Why Not Use the Database?
The last couple of years of server-side architecture has left me with a
pretty bad taste in my mouth, and I've just got to spit… However, I have
a suspicion that some of my ideas may be seen as heretical, so allow me to
protect myself from the pyre by stating that the following idea is not a
global truth, but a wakening shake for all of us to realize that not
everything is a pattern from our last project.
Allow me to get concrete by talking a bit about my last project… which
was as much as an experiment as it was a deliverable to the customer…
Most server-side or web-based applications are written using
object-oriented technology (OOP), and it seems that we have a fetish for
writing useless objects. Yes, sometimes you have to build some helper
objects, but it is better to write those with a clear purpose in mind and
to realize that you might not need to…
I'm specifically referring to fact that we have this itch to create an
object that mirrors our database tables.
For example, in a CRM system, we would be tempted to create a "customer"
and a "task" and a "campaign" object… granted, I did create a database
table for each of those, but why are we so tempted to also create an
object.
I know, our rationale goes something like this: I need to retrieve the data
from the database, and I don't want to duplicate that code every time I
need a customer, so I will instantiate an object that will do that
business.
Now let me bore you with the slippery slope that happens afterwards… you
first create the object, and it is good. After a while, you need to
retrieve more and more complex data associated with customer, and suddenly
the performance goes to hell because to list all of the customer names
takes an hour as it is gleefully calculating each customer's mortgage
payments as well. Let me give you an example from my last project.

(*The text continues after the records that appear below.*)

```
static int batch_info_impl(mdbg_ctx* c, mdbg_batch_info* out, size_t which, bool sync = true) {
    if (!c || !out) return MDBG_E_PARAM;
    if (c->batches.empty() || (which != ~(size_t)0 && which >= c->batches.size())) return fail(c, MDBG_E_STATE, "no batch has been sketched or imported");
    MDBG_LOCK(c);
    (void)hipSetDevice(c->dev);
    if (sync) HIPCHK(c, hipStreamSynchronize(c->stream));
    const Batch& b = which == ~(size_t)0 ? c->batches.back() : c->batches[which];
    out->store_offset = b.m0; out->n_minimizers = b.m1 - b.m0; out->first_slot = b.slot0; out->n_reads = b.n_reads; out->first_read_ordinal = b.first_ordinal;
    out->d_hashes = c->mh.as<u64>() + b.m0; out->d_positions = c->mpos.as<u32>() + b.m0; out->d_read_offsets = c->roff.as<u64>() + b.slot0;
    return MDBG_OK;
}
int mdbg_last_batch(mdbg_ctx* c, mdbg_batch_info* out) { return batch_info_impl(c, out, ~(size_t)0); }

int mdbg_dbg_segments_ms(mdbg_ctx* c, uint32_t world, uint32_t skip, const uint64_t* counts, const uint32_t* d_lists, double* out) {
    if (!c || !counts || !d_lists || !out || world < 1 || world > OWNL_MAX_WORLD) return MDBG_E_PARAM;
    MDBG_LOCK(c);
    (void)hipSetDevice(c->dev);
    if (c->batches.empty()) return fail(c, MDBG_E_STATE, "no batch");
    const Batch& b = c->batches.back();
    hipStream_t s = c->stream;
    SegBuckets B{}; B.n = world; B.skip = skip;
    u64 total = 0;
    for (u32 r = 0; r < world; ++r) { B.start[r] = total; B.base[r] = b.m0; B.lim[r] = b.m1 - b.m0; total += counts[r]; }
    B.start[world] = total;
    out[0] = out[1] = 0; out[2] = (double)total; out[3] = 0;
    if (!total) return MDBG_OK;
    DevBuf tmp, misc, pay, scratch;
    HIPCHK(c, tmp.ensure((total / 1024 + 2) * 8, 0, s)); HIPCHK(c, misc.ensure((size_t)(OWNL_MAX_WORLD + 4) * 8, 0, s));
    HIPCHK(c, pay.ensure((b.m1 - b.m0) * 8 + 8, 0, s)); HIPCHK(c, scratch.ensure((b.m1 - b.m0) * 8 + 8, 0, s));
    hipEvent_t e0, e1; HIPCHK(c, hipEventCreate(&e0)); HIPCHK(c, hipEventCreate(&e1));
    u64 picks[OWNL_MAX_WORLD + 1] = {0};
    float best[2] = {1e30f, 1e30f};
    for (int rep = 0; rep < 3; ++rep)
        for (int side = 0; side < 2; ++side) {
            if (side) for (u32 r = 0; r < world; ++r) B.base[r] = 0;
            else for (u32 r = 0; r < world; ++r) B.base[r] = b.m0;
            HIPCHK(c, hipMemsetAsync(misc.p, 0, 8, s));
            HIPCHK(c, hipEventRecord(e0, s));
            launch_seg_prefix(d_lists, total, c->P.k, B, tmp.as<u64>(), misc.as<u64>(), misc.as<u64>() + 1, s);
            HIPCHK(c, hipMemcpyAsync(picks, misc.as<u64>() + 1, (size_t)(world + 1) * 8, hipMemcpyDeviceToHost, s));
            if (!side) HIPCHK(c, hipStreamSynchronize(s));
            launch_seg_copy(d_lists, total, c->P.k, B, tmp.as<u64>(), side ? scratch.as<u64>() : c->mh.as<u64>(), pay.as<u64>(), b.m1 - b.m0, side != 0, s);
            HIPCHK(c, hipEventRecord(e1, s));
            HIPCHK(c, hipStreamSynchronize(s));
            float ms = 0; HIPCHK(c, hipEventElapsedTime(&ms, e0, e1));
            if (ms < best[side]) best[side] = ms;
        }
    (void)hipEventDestroy(e0); (void)hipEventDestroy(e1);
    out[0] = best[0]; out[1] = best[1]; out[3] = (double)picks[world];
    return MDBG_OK;
}
```

### rust_mdbg_amd/csrc/owner.hip

```cpp
#include "mdbg_dev.h"
__global__ void owner_thresholds_kernel(double bound, u32 k, u32 world, u64* __restrict__ thr) {
    const u32 r = threadIdx.x + 1;
    if (threadIdx.x == 0) thr[0] = 0;
    thr += OWNER_THR_AT;
    if (r >= world) return;
    const double x = -expm1(log1p(-(double)r / (double)world) / (double)k);
    double v = x * bound;
    thr[r - 1] = v >= 18446744073709549568.0 ? ~0ull : (u64)v;
}
void launch_owner_thresholds(double bound, u32 k, u32 world, u64* thr, hipStream_t s) {
    if (world > 1) hipLaunchKernelGGL(owner_thresholds_kernel, dim3(1), dim3(64), 0, s, bound, k, world, thr);
}

__global__ __launch_bounds__(256) void count_owned_windows_kernel(const u64* __restrict__ mh, const u32* __restrict__ mread, const u64* __restrict__ roff, u64 i0, u64 i1,
                                                                  u32 k, u32 world, const u64* thr, u32 rank, u64* __restrict__ out) {
    constexpr int WPT = 4;
    const u64 b0 = i0 + (u64)blockIdx.x * (256 * WPT);
    u32 slot[WPT]; bool ok[WPT];
#pragma unroll
    for (int u = 0; u < WPT; ++u) { const u64 i = b0 + u * 256 + threadIdx.x; ok[u] = i < i1; slot[u] = ok[u] ? mread[i] : 0; }
    u32 mine = 0;
#pragma unroll
    for (int u = 0; u < WPT; ++u) {
        const u64 i = b0 + u * 256 + threadIdx.x;
// ... 223 lines not shown
        P0 += T;
    }
}
void launch_seg_copy(const u32* list, u64 n, u32 k, const SegBuckets& B, const u64* scan_tmp, u64* store, u64* payload, u64 payload_n, bool to_store, hipStream_t s) {
    if (n) hipLaunchKernelGGL(seg_copy_kernel, dim3((unsigned)((n + SEG_BLOCK - 1) / SEG_BLOCK)), dim3(256), 0, s, (const uint2*)list, n, k, B, scan_tmp, store, payload, payload_n, to_store ? 1u : 0u);
}
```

In my case, each customer could have zero or more "tasks", be associated
with zero or more "campaigns" and had one registration event. Each of
these, while stored in a different table, had a date associated with it,
and in one particular "screen" (read: servlet), we wanted to display the
names of the customers with the latest date associated with each customer
from any of these tables.
Since I am grabbing a value that is related from three different tables
(but doesn't have the same name), we need to perform an SQL union with the
max date. In my case, I threw this into a temporary table and then joined
it with the customer list. My point is not to get bogged down into the
details, but to show to give you and idea of the amount of work required to
get this "business data".
Let's suppose I had taken the typical approach and had created a "Customer"

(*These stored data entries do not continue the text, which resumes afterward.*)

template <int CIN, int COUT, int WDI, int KS, int PT, bool WITH1, bool IMG = false>
__device__ __forceinline__ void dgrad_s2_body(const float* __restrict__ dy, const float* __restrict__ w,
                                              float* __restrict__ dx, int H, int total_rows, float nlev,
                                              const float* __restrict__ add, BnLazy lazy, __bf16* lds, int block,
                                              const float* __restrict__ dy1 = nullptr, const float* __restrict__ w1 = nullptr,
                                              BnLazy lazy1 = BnLazy{nullptr, nullptr, nullptr, nullptr}) {
  static_assert(!WITH1 || KS == 3, "the second source is the 1x1 shortcut of a 3x3 transition");
  constexpr int P = KS == 3 ? 1 : 0;
  constexpr int WDO = WDI / 2, TR = PT / WDI;
  constexpr int DROWS = TR / 2 + P, DCOLS = WDO + P;
  constexpr int CP = COUT + 8;
  constexpr int NPIX3 = DROWS * DCOLS + 1;
  constexpr int NPIX1 = WITH1 ? (TR / 2) * WDO : 0;
  constexpr int NPIX = NPIX3 + NPIX1;
  constexpr int ARR = NPIX * CP;
  constexpr int NT = KS * KS + (WITH1 ? 1 : 0);
  constexpr int NS = (NT * COUT + 31) / 32;
  constexpr int NCG = CIN / 16, NPP = 4 / NCG, NG = PT / 16;
  __bf16* Xhi = lds;
  __bf16* Xmi = lds + ARR;
  __bf16* Xlo = lds + 2 * ARR;
  const int tid = threadIdx.x, lane = tid & 63, wv = tid >> 6;
  const int row0 = block * TR;
  const int Ho = H / 2;
  const int orow0 = (row0 / H) * Ho + (row0 % H) / 2;
  const int oimg_hi = (row0 / H + 1) * Ho;
  {
    constexpr int C4 = COUT / 4;
    constexpr int N4 = NPIX3 * C4;
    constexpr int NIT = (N4 + 255) / 256;
    constexpr int M4 = NPIX1 * C4;
    constexpr int NI1 = WITH1 ? (M4 + 255) / 256 : 1;
    float4 v[NIT], zz[NIT], v1[NI1], z1[NI1];
#pragma unroll
    for (int it = 0; it < NIT; it++) {
      const int i = tid + 256 * it;
      const int c4 = i % C4, pix = i / C4;
      const int lr = pix / DCOLS, col = pix % DCOLS;
      const int grow = orow0 + lr;
      const bool ok = i < N4 && pix < DROWS * DCOLS && col < WDO && grow < oimg_hi;
      const int64_t off = ok ? ((int64_t)grow * WDO + col) * COUT + 4 * c4 : 0;
      v[it] = *reinterpret_cast<const float4*>(dy + off);
      if (lazy.z) zz[it] = *reinterpret_cast<const float4*>(lazy.z + off);
      if (!ok) v[it] = make_float4(0.f, 0.f, 0.f, 0.f);
    }
    if constexpr (WITH1) {
#pragma unroll
      for (int it = 0; it < NI1; it++) {
        const int i = tid + 256 * it;
        const int64_t off = i < M4 ? ((int64_t)orow0 * WDO) * COUT + 4 * (int64_t)i : 0;
        v1[it] = *reinterpret_cast<const float4*>(dy1 + off);
        if (lazy1.z) z1[it] = *reinterpret_cast<const float4*>(lazy1.z + off);
      }
    }
    const int c4t = tid % C4;
    if (lazy.z) {
      const float4 a4 = *reinterpret_cast<const float4*>(lazy.ab + 4 * c4t);
      const float4 m4 = *reinterpret_cast<const float4*>(lazy.save + 4 * c4t);
      const float4 i4 = *reinterpret_cast<const float4*>(lazy.save + COUT + 4 * c4t);
      float4 k0, k1;
      if (lazy.part) {
        __shared__ __attribute__((aligned(16))) float kt[2 * COUT];
        bn_totals_lds<COUT>(lazy, kt, block == 0);
        k0 = *reinterpret_cast<const float4*>(kt + 4 * c4t);
        k1 = *reinterpret_cast<const float4*>(kt + COUT + 4 * c4t);
      } else {
        k0 = *reinterpret_cast<const float4*>(lazy.ktot + 4 * c4t);
        k1 = *reinterpret_cast<const float4*>(lazy.ktot + COUT + 4 * c4t);
      }
#pragma unroll
      for (int it = 0; it < NIT; it++) {
        const int i = tid + 256 * it;
        const int pix = i / C4;
        const int lr = pix / DCOLS, col = pix % DCOLS;
        const bool ok = i < N4 && pix < DROWS * DCOLS && col < WDO && orow0 + lr < oimg_hi;
        if (ok) v[it] = bn_lazy4(v[it], zz[it], a4, m4, i4, k0, k1);
      }
    }
    if constexpr (WITH1) {
      if (lazy1.z) {
        const float4 a4 = *reinterpret_cast<const float4*>(lazy1.ab + 4 * c4t);
        const float4 m4 = *reinterpret_cast<const float4*>(lazy1.save + 4 * c4t);
        const float4 i4 = *reinterpret_cast<const float4*>(lazy1.save + COUT + 4 * c4t);
        float4 k0, k1;
        if (lazy1.part) {
          __shared__ __attribute__((aligned(16))) float kt1[2 * COUT];
          bn_totals_lds<COUT>(lazy1, kt1, block == 0);
          k0 = *reinterpret_cast<const float4*>(kt1 + 4 * c4t);
          k1 = *reinterpret_cast<const float4*>(kt1 + COUT + 4 * c4t);
        } else {
          k0 = *reinterpret_cast<const float4*>(lazy1.ktot + 4 * c4t);
          k1 = *reinterpret_cast<const float4*>(lazy1.ktot + COUT + 4 * c4t);
        }
#pragma unroll
        for (int it = 0; it < NI1; it++) {
          if (tid + 256 * it < M4) v1[it] = bn_lazy4(v1[it], z1[it], a4, m4, i4, k0, k1);
        }
      }
    }
#pragma unroll
    for (int it = 0; it < NIT + (WITH1 ? NI1 : 0); it++) {
      const bool second = it >= NIT;
      const int i = tid + 256 * (second ? it - NIT : it);
      if (i < (second ? M4 : N4)) {
        const int c4 = i % C4, pix = (second ? NPIX3 : 0) + i / C4;
        bf16x4 h4, m4, l4;
        const float4 src = second ? v1[second ? it - NIT : 0] : v[second ? 0 : it];
        const float vv[4] = {src.x, src.y, src.z, src.w};
#pragma unroll
        for (int e = 0; e < 4; e++) {
          const __bf16 hi = (__bf16)vv[e];
          const float r1 = vv[e] - (float)hi;
          const __bf16 mi = (__bf16)r1;
          h4[e] = hi; m4[e] = mi; l4[e] = (__bf16)(r1 - (float)mi);
        }
        const int o = pix * CP + 4 * c4;
        *reinterpret_cast<bf16x4*>(Xhi + o) = h4;
        *reinterpret_cast<bf16x4*>(Xmi + o) = m4;
        *reinterpret_cast<bf16x4*>(Xlo + o) = l4;
      }
    }
  }
  const int cig = wv % NCG, pp = wv / NCG;
  const int m = lane & 15, q = lane >> 4;
  bf16x8 ab[NS];
  if constexpr (IMG) {
    static_assert((KS * KS * COUT) % 32 == 0 && COUT % 32 == 0, "whole k steps per filter");
    constexpr int NS3 = KS * KS * COUT / 32;
    const bf16x8* __restrict__ wi = reinterpret_cast<const bf16x8*>(w) + (cig * NS3) * 64 + lane;
#pragma unroll
    for (int s = 0; s < NS3; s++) ab[s] = wi[s * 64];
    if constexpr (WITH1) {
      const bf16x8* __restrict__ wj = reinterpret_cast<const bf16x8*>(w1) + (cig * (NS - NS3)) * 64 + lane;
#pragma unroll
      for (int s = NS3; s < NS; s++) ab[s] = wj[(s - NS3) * 64];
    }
  } else {
#pragma unroll
    for (int s = 0; s < NS; s++) {
      const int k0 = 32 * s + 8 * q;
      const int tap = k0 / COUT, c0 = k0 % COUT;
#pragma unroll
      for (int j = 0; j < 8; j++) {
        float v = 0.f;
        if (tap < KS * KS) v = w[((int64_t)(c0 + j) * (KS * KS) + tap) * CIN + cig * 16 + m];
        else if (WITH1 && tap == KS * KS) v = w1[(int64_t)(c0 + j) * CIN + cig * 16 + m];
        ab[s][j] = (__bf16)rintf(v * nlev);
      }
    }
  }
  __syncthreads();
  for (int g = pp; g < NG; g += NPP) {
    const int p = g * 16 + (lane & 15);
    const int r = p / WDI, c = p % WDI;
    f32x4 acc = {0.f, 0.f, 0.f, 0.f};
#pragma unroll
    for (int s = 0; s < NS; s++) {
      const int k0 = 32 * s + 8 * q;
      const int tap = k0 / COUT, c0 = k0 % COUT;
      int pix = DROWS * DCOLS;
      if (tap < KS * KS) {
        const int ky = tap / KS, kx = tap % KS;
        const int a = r + P - ky, b = c + P - kx;
        if (a >= 0 && b >= 0 && !(a & 1) && !(b & 1)) pix = (a >> 1) * DCOLS + (b >> 1);
      } else if (WITH1 && tap == KS * KS) {
        if (!(r & 1) && !(c & 1)) pix = NPIX3 + (r >> 1) * WDO + (c >> 1);
      }
      const int o = pix * CP + c0;
      const bf16x8 bh = *reinterpret_cast<const bf16x8*>(Xhi + o);
      const bf16x8 bm = *reinterpret_cast<const bf16x8*>(Xmi + o);
      const bf16x8 bl = *reinterpret_cast<const bf16x8*>(Xlo + o);
      acc = __builtin_amdgcn_mfma_f32_16x16x32_bf16(ab[s], bl, acc, 0, 0, 0);
      acc = __builtin_amdgcn_mfma_f32_16x16x32_bf16(ab[s], bm, acc, 0, 0, 0);
      acc = __builtin_amdgcn_mfma_f32_16x16x32_bf16(ab[s], bh, acc, 0, 0, 0);
    }
    const int grow = row0 + r;
    if (grow < total_rows) {
      const int64_t o = ((int64_t)grow * WDI + c) * CIN + cig * 16 + 4 * q;
      float4 out = make_float4(acc[0] / nlev, acc[1] / nlev, acc[2] / nlev, acc[3] / nlev);
      if (add) {
        const float4 a4 = *reinterpret_cast<const float4*>(add + o);
        out.x += a4.x; out.y += a4.y; out.z += a4.z; out.w += a4.w;
      }
      alignq_store::st16<alignq_store::kConvOut>(dx + o, out);
    }
  }
}

template <int CIN, int COUT, int WDI, int KS, int PT, bool WITH1>
struct DgradS2Lds {
  static constexpr int P = KS == 3 ? 1 : 0, TR = PT / WDI;
  static constexpr int kBf16 = 3 * (((TR / 2 + P) * (WDI / 2 + P) + 1) + (WITH1 ? (TR / 2) * (WDI / 2) : 0)) * (COUT + 8);
};

template <int CIN, int COUT, int WDI, int KS, int PT, bool IMG = false>
__global__ __launch_bounds__(256) void dgrad_s2_kernel(const float* __restrict__ dy, const float* __restrict__ w,
                                                       float* __restrict__ dx, int H, int total_rows, float nlev,
                                                       const float* __restrict__ add, BnLazy lazy) {
  __shared__ __attribute__((aligned(16))) __bf16 lds[DgradS2Lds<CIN, COUT, WDI, KS, PT, false>::kBf16];
  dgrad_s2_body<CIN, COUT, WDI, KS, PT, false, IMG>(dy, w, dx, H, total_rows, nlev, add, lazy, lds, blockIdx.x);
}

template <int CIN, int COUT, int WDI, int KS, int PT>
int launch_dgrad_s2(const float* dy, const float* w, float* dx, int B, int H, float nlev, const float* add, BnLazy lazy,
                    hipStream_t st, bool img = false) {
  constexpr int TR = PT / WDI;
  static_assert(TR % 2 == 0, "even number of input rows per tile");
  if (H % TR) return ALIGNQ_EUNSUPPORTED;
  const int total_rows = B * H;
  if (img)
    hipLaunchKernelGGL((dgrad_s2_kernel<CIN, COUT, WDI, KS, PT, true>), total_rows / TR, 256, 0, st, dy, w, dx, H, total_rows, nlev,
                       add, lazy);
  else
    hipLaunchKernelGGL((dgrad_s2_kernel<CIN, COUT, WDI, KS, PT>), total_rows / TR, 256, 0, st, dy, w, dx, H, total_rows, nlev,
                       add, lazy);
  hipError_t e = hipGetLastError();
  return e == hipSuccess ? 0 : (int)e;
}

class, with a number of getXXX()
methods that returned the
various properties associated with a customer. This particular
getMaxContactDate()
method would be very costly to lookup. I
would have two choices: I could retrieve the customer data during
construction of the object, or retrieve each property when it is called.

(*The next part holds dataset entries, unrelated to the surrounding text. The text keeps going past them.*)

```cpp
#pragma unroll
        for (int i = 0; i < RPW; ++i) {
            const int u = cur + i;
            if (u >= bend) break;
#pragma unroll
            for (int b = 0; b < B; ++b) {
                if (b >= a.nb) break;
                if constexpr (MODE == GV_RES || MODE == GV_ORES) {
                    if (lane == 0) {
                        stxh<false>(a.out + (long)b * a.n_units + u, f2bf(rbf(acc[i][0][b]) + pre[i][b][0]));
                    }
                } else if constexpr (MODE == GV_GEGLU) {
                    if (lane == 0) {
                        const float g = rbf(gelu_tanh(rbf(acc[i][0][b])));
                        stxh<false>(a.out + (long)b * a.I + u, f2bf(g * rbf(acc[i][1][b])));
                    }
                } else if constexpr (MODE == GV_LOGITS) {
                    const float v = rbf(acc[i][0][b]);
                    if (lane == 0) a.logits[(long)b * a.n_units + u] = v;
                    if (v > best[b]) { best[b] = v; besti[b] = u; }
                } else {
                    if (lane == 0) {
                        const int hh = u >> 7, d = u & 127;
                        const int kvl = RG ? kv_len_r[RG ? b : 0] : kv_len;
                        const float x0 = rbf(acc[i][0][b]), x1 = rbf(acc[i][1][b]);
                        const int nh = a.I;
                        if (hh < nh + a.nkv) {
                            const float c = pre[i][b][0];
                            const float sn = pre[i][b][1];
                            const uint16_t o0 = f2bf(rbf(x0 * c) + rbf(-x1 * sn));
                            const uint16_t o1 = f2bf(rbf(x1 * c) + rbf(x0 * sn));
                            uint16_t* dst;
                            if (hh < nh) {
                                dst = a.out + (long)b * nh * 256 + hh * 256;
                            } else {
                                dst = a.kc + b * a.kv_b_stride + (long)kvl * (a.nkv * 256) + (hh - nh) * 256;
                            }
                            stxh<false>(dst + d, o0);
                            stxh<false>(dst + d + 128, o1);
                        } else {
                            uint16_t* dst = a.vc + b * a.kv_b_stride + (long)kvl * (a.nkv * 256) +
                                            (hh - nh - a.nkv) * 256;
                            stxh<false>(dst + d, f2bf(x0));
                            stxh<false>(dst + d + 128, f2bf(x1));
                        }
                    }
                }
            }
        }
    };
    using Yes = std::true_type;
    using No = std::false_type;
    if constexpr (DEPTH == 1) {
        while (bb + stride < bend) step(S0{}, Yes{});
        if (bb < bend) step(S0{}, No{});
    } else {
        while (bb < bend) {
            step(S0{}, Yes{});
            if (bb >= bend) break;
            step(S1{}, Yes{});
        }
    }

    if constexpr (MODE == GV_LOGITS) {
        __shared__ float bv[4][B];
        __shared__ int bi[4][B];
        if (lane == 0) {
#pragma unroll
            for (int b = 0; b < B; ++b) { bv[wave][b] = best[b]; bi[wave][b] = besti[b]; }
        }
        __syncthreads();
        if (tid == 0) {
#pragma unroll
            for (int b = 0; b < B; ++b) {
                if (b >= a.nb) break;
                float m = bv[0][b];
                int mi = bi[0][b];
                for (int q = 1; q < 4; ++q)
                    if (bv[q][b] > m || (bv[q][b] == m && bi[q][b] < mi)) { m = bv[q][b]; mi = bi[q][b]; }
                if (a.done) {
                    stf_coh(a.pmax + (long)b * nblk + blk, m);
                    sti_coh(a.pidx + (long)b * nblk + blk, mi);
                } else {
                    stxf<false>(a.pmax + (long)b * nblk + blk, m);
                    stxi<false>(a.pidx + (long)b * nblk + blk, mi);
                }
            }
        }
        if (a.done) {
            constexpr int NSH = 32, STR = 32;
            __shared__ int last;
            if (tid == 0) {
                asm volatile("s_waitcnt vmcnt(0)" ::: "memory");
                const int sh = blk % NSH;
                const unsigned shard_n = (unsigned)((nblk - sh + NSH - 1) / NSH);
                const unsigned n_sh = (unsigned)(nblk < NSH ? nblk : NSH);
                last = 0;
                if (__hip_atomic_fetch_add(a.done + (1 + sh) * STR, 1u, __ATOMIC_RELAXED, __HIP_MEMORY_SCOPE_AGENT) + 1 ==
                    shard_n)
                    last = __hip_atomic_fetch_add(a.done, 1u, __ATOMIC_RELAXED, __HIP_MEMORY_SCOPE_AGENT) + 1 == n_sh;
            }
            __syncthreads();
            if (last) {
                for (int b = 0; b < a.nb && b < B; ++b) {
                    float m = -INFINITY;
                    int mi = 0x7fffffff;
                    for (int i = tid; i < nblk; i += blockDim.x) {
                        const float v = ldf_coh(a.pmax + (long)b * nblk + i);
                        const int ix = ldi_coh(a.pidx + (long)b * nblk + i);
                        if (v > m || (v == m && ix < mi)) { m = v; mi = ix; }
                    }
#pragma unroll
                    for (int o = 32; o > 0; o >>= 1) {
                        const float v = __shfl_xor(m, o);
                        const int ix = __shfl_xor(mi, o);
                        if (v > m || (v == m && ix < mi)) { m = v; mi = ix; }
                    }
                    __syncthreads();
                    if (lane == 0) { bv[wave][0] = m; bi[wave][0] = mi; }
                    __syncthreads();
                    if (tid == 0) {
                        for (int q = 1; q < 4; ++q)
                            if (bv[q][0] > m || (bv[q][0] == m && bi[q][0] < mi)) { m = bv[q][0]; mi = bi[q][0]; }
                        a.next[b] = mi;
                        if (a.hist) a.hist[b] = mi;
                    }
                }
                if (tid == 0) {
                    if (a.adv) {
                        a.adv->kv_len += 1;
                        a.adv->position += 1;
                        for (int r = 1; r < a.adv_n; ++r) {
                            a.adv[r].kv_len += 1;
                            a.adv[r].position += 1;
                        }
                    }
                }
                if (tid <= NSH) __hip_atomic_store(a.done + tid * STR, 0u, __ATOMIC_RELAXED, __HIP_MEMORY_SCOPE_AGENT);
            }
        }
    }
}

template <int B, int KCH, int RPW, int MODE, int WK, bool XREG, int DEPTH, bool EMB = false, bool RG = false>
__global__ void __launch_bounds__(256) k_gemv(GemvArgs a) {
    extern __shared__ __attribute__((aligned(16))) uint16_t xs[];
    gemv_block<B, KCH, RPW, MODE, WK, XREG, DEPTH, EMB, RG>(a, blockIdx.x, gridDim.x, xs);
}

}
```

### multimodal-financial-analysis-tool-using-paligemma_amd/csrc/kernels_gemv.hip

```cpp
#include <cstdlib>
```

Retrieving each property when it is called seems terribly inefficient if I
am trying to display all of the data associated with a customer, as this
could result in a hundred database calls…
But performing this SQL union business would be silly during the object's
construction because I might just be needing to list all of the customer's
names in a list, as we don't want to perform costly database operation
without needing to…
So since I'm such a smart guy, I'll have the costly properties called when
we need them, and the rest performed at construction… and also since I'm
so smart, I will realize that to retrieve all the customer's data will not
be abysmal, it also won't be optimal-- as each costly method will have to
perform its database operations by itself, and can't leverage any
pre-calculations done by any other costly method.
Unless, I cache some of these pre-calculations…
Yes, this idea is an exciting white rabbit hole… But before you start
coding this intensive customer class, stop and think if it is worth it.
Will you ever reuse this code? No way, this is a customer class that will
be slightly different from the next customer class you'll have to write.
Also keep in mind that this is a mindless database application… it just
isn't worth your time to build such complexity.
Especially when complexity == risk for bugs.
Of course there's another way… don't make the object in the first place.
What? Yeah, I know this might be a controversial idea, but think about
it… we've been doing database applications for a long time-- longer than
we've been doing OOP. So why not use the database for what it is good for--
get data. How did we do it before? If a "screen" needed a bunch of data, we
performed the SQL operation, got that data, and stuck it up on the screen.
The advantage of this approach is that each screen can perform optimal
database operations to get just the data it requires… no more, and no
less.
The disadvantage? Obviously there may be a few "screens" that need to
perform the same database operations, and this approach may result in
duplicate code. It has been my perspective that this doesn't happen very
often, as usually each display "screen" required different SQL code, so it
really results in similar (not duplicate) code, but one in which it
can adapt to the needs of any individual "screen."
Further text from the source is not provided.